[[ EXTRACTED ENTRIES open ]]
         int lab[PIX_PER_THREAD];
-#pragma unroll
-        for (int i = 0; i < PIX_PER_THREAD; ++i) {
-            const int oy = ty0 + row0 + i;
-            lab[i] = (ox < a.cw && oy < a.ch) ? __ldg(a.seg.labels + (size_t)oy * a.cw + ox) : -1;
+        bool lab_vec = false;
+        if constexpr (ROW_WALK) {
+            const int4* l4 = reinterpret_cast<const int4*>(a.seg.labels + at(0));
+            lab_vec = inside(7) && (reinterpret_cast<uintptr_t>(l4) & 15) == 0;
+            if (lab_vec) {
+                const int4 l0 = __ldg(l4), l1 = __ldg(l4 + 1);
+                lab[0] = l0.x; lab[1] = l0.y; lab[2] = l0.z; lab[3] = l0.w;
+                lab[4] = l1.x; lab[5] = l1.y; lab[6] = l1.z; lab[7] = l1.w;
+            }
+        }
+        if (!lab_vec) {
+#pragma unroll
+            for (int i = 0; i < PIX_PER_THREAD; ++i) lab[i] = inside(i) ? __ldg(a.seg.labels + at(i)) : -1;
         }
 
         double p[PIX_PER_THREAD];
 #pragma unroll
         for (int i = 0; i < PIX_PER_THREAD; ++i) p[i] = 0.0;
-        traverse_forest<FOREST_SMEM, DEPTH, PIX_PER_THREAD>(f0n_s, f0l_s, f0n_g, f0l_g, f0t, a.f0.n_trees, a.depth, a.top0, pix, p);
+        auto forest = [&](uint32_t ns, uint32_t ls, const uint8_t* ng, const uint8_t* lg, const int4* tr, int nt,
+                          const TopNodes& top, double (&acc)[PIX_PER_THREAD]) {
+            if constexpr (ROW_WALK) traverse_forest_row<FOREST_SMEM, DEPTH>(ns, ls, ng, lg, tr, nt, a.depth, top, pix0, acc);
+            else traverse_forest<FOREST_SMEM, DEPTH, PIX_PER_THREAD>(ns, ls, ng, lg, tr, nt, a.depth, top, pix, acc);
+        };
+        forest(f0n_s, f0l_s, f0n_g, f0l_g, f0t, a.f0.n_trees, a.top0, p);
         const double T0 = (double)a.f0.n_trees;
 #pragma unroll
         for (int i = 0; i < PIX_PER_THREAD; ++i) p[i] = __ddiv_rn(p[i], T0);
@@ -577,7 +701,7 @@
             double q[PIX_PER_THREAD];
 #pragma unroll
             for (int i = 0; i < PIX_PER_THREAD; ++i) q[i] = 0.0;
-            traverse_forest<FOREST_SMEM, DEPTH, PIX_PER_THREAD>(f1n_s, f1l_s, f1n_g, f1l_g, f1t, a.f1.n_trees, a.depth, a.top1, pix, q);
+            forest(f1n_s, f1l_s, f1n_g, f1l_g, f1t, a.f1.n_trees, a.top1, q);
             const double T1 = (double)a.f1.n_trees;
 #pragma unroll
             for (int i = 0; i < PIX_PER_THREAD; ++i) p[i] = blend2(p[i], __ddiv_rn(q[i], T1), a.w0, a.w1);
@@ -587,12 +711,11 @@
         for (int i = 0; i < PIX_PER_THREAD; ++i) e[i] = 0.0;
         if (a.novelty && a.nov_in) {
 #pragma unroll
-            for (int i = 0; i < PIX_PER_THREAD; ++i) {
-                const int oy = ty0 + row0 + i;
-                if (ox < a.cw && oy < a.ch) e[i] = __ldg(a.nov_in + (size_t)oy * a.cw + ox);
-            }
+            for (int i = 0; i < PIX_PER_THREAD; ++i)
+                if (inside(i)) e[i] = __ldg(a.nov_in + at(i));
         } else if (a.novelty) {
-            const bool interior = ox >= g.n && ox + g.n < a.cw && ty0 + row0 >= g.n && ty0 + row0 + PIX_PER_THREAD - 1 + g.n < a.ch;
+            constexpr int LAST = PIX_PER_THREAD - 1;
+            const bool interior = ox >= g.n && ox + DX * LAST + g.n < a.cw && oy >= g.n && oy + DY * LAST + g.n < a.ch;
             auto run = [&](const double* c, const double* c255, const double* mu, double mdc, double (&out)[PIX_PER_THREAD]) {
                 switch (g.n_spaces) {
                     case 1: novelty_error<3, PIX_PER_THREAD>(c, c255, mu, noff, mdc, sp, g, interior, pix, out); break;
@@ -610,14 +733,16 @@
                 for (int i = 0; i < PIX_PER_THREAD; ++i) e[i] = blend2(e[i], e1[i], a.w0, a.w1);
             }
         }
-        int run_lab = -1, run_cnt = 0, run_r0 = 0, run_r1 = 0;
+        int run_lab = -1, run_cnt = 0, run_i0 = 0, run_i1 = 0;
         double run_sum = 0.0, run_abs = 0.0;
+        auto flush = [&](int l) {
+            segment_flush(a.seg, l, run_sum, run_abs, run_cnt, oy + DY * run_i0, oy + DY * run_i1, ox + DX * run_i0, ox + DX * run_i1);
+        };
 #pragma unroll
         for (int i = 0; i < PIX_PER_THREAD; ++i) {
-            const int oy = ty0 + row0 + i;
             int l = lab[i];
-            if (ox < a.cw && oy < a.ch) {
-                const size_t o = (size_t)oy * a.cw + ox;
+            if (inside(i)) {
+                const size_t o = at(i);
                 if (a.p1_out) {
                     a.p1_out[o] = p[i];
                     if (a.novelty && !a.nov_in) a.sa_out[o] = e[i];
@@ -626,16 +751,16 @@
             }
             const bool change = (l != run_lab) && run_lab >= 0;
             if (__any_sync(0xffffffffu, change)) {
-                segment_flush(a.seg, change ? run_lab : -1, run_sum, run_abs, run_cnt, run_r0, run_r1, ox);
+                flush(change ? run_lab : -1);
                 if (change) run_lab = -1;
             }
             if (l >= 0) {
                 const double d = contribution(p[i], e[i], a.seg.thr);
-                if (run_lab < 0) { run_lab = l; run_cnt = 0; run_sum = 0.0; run_abs = 0.0; run_r0 = oy; }
-                run_sum += d; run_abs += fabs(d); run_cnt++; run_r1 = oy;
-            }
-        }
-        segment_flush(a.seg, run_lab, run_sum, run_abs, run_cnt, run_r0, run_r1, ox);
+                if (run_lab < 0) { run_lab = l; run_cnt = 0; run_sum = 0.0; run_abs = 0.0; run_i0 = i; }
+                run_sum += d; run_abs += fabs(d); run_cnt++; run_i1 = i;
+            }
+        }
+        flush(run_lab);
         __syncthreads();
     }
 }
[[ EXTRACTED ENTRIES closed ]]
WHAT YOU HAVE TO DO: Starting with the line with "LAST + g.n < a.ch;" above and going on through the line with "flush = [&](int", transcribe every line exactly, both ends included, and add nothing.

WRITTEN REPLY:
+            const bool interior = ox >= g.n && ox + DX * LAST + g.n < a.cw && oy >= g.n && oy + DY * LAST + g.n < a.ch;
             auto run = [&](const double* c, const double* c255, const double* mu, double mdc, double (&out)[PIX_PER_THREAD]) {
                 switch (g.n_spaces) {
                     case 1: novelty_error<3, PIX_PER_THREAD>(c, c255, mu, noff, mdc, sp, g, interior, pix, out); break;
@@ -610,14 +733,16 @@
                 for (int i = 0; i < PIX_PER_THREAD; ++i) e[i] = blend2(e[i], e1[i], a.w0, a.w1);
             }
         }
-        int run_lab = -1, run_cnt = 0, run_r0 = 0, run_r1 = 0;
+        int run_lab = -1, run_cnt = 0, run_i0 = 0, run_i1 = 0;
         double run_sum = 0.0, run_abs = 0.0;
+        auto flush = [&](int l) {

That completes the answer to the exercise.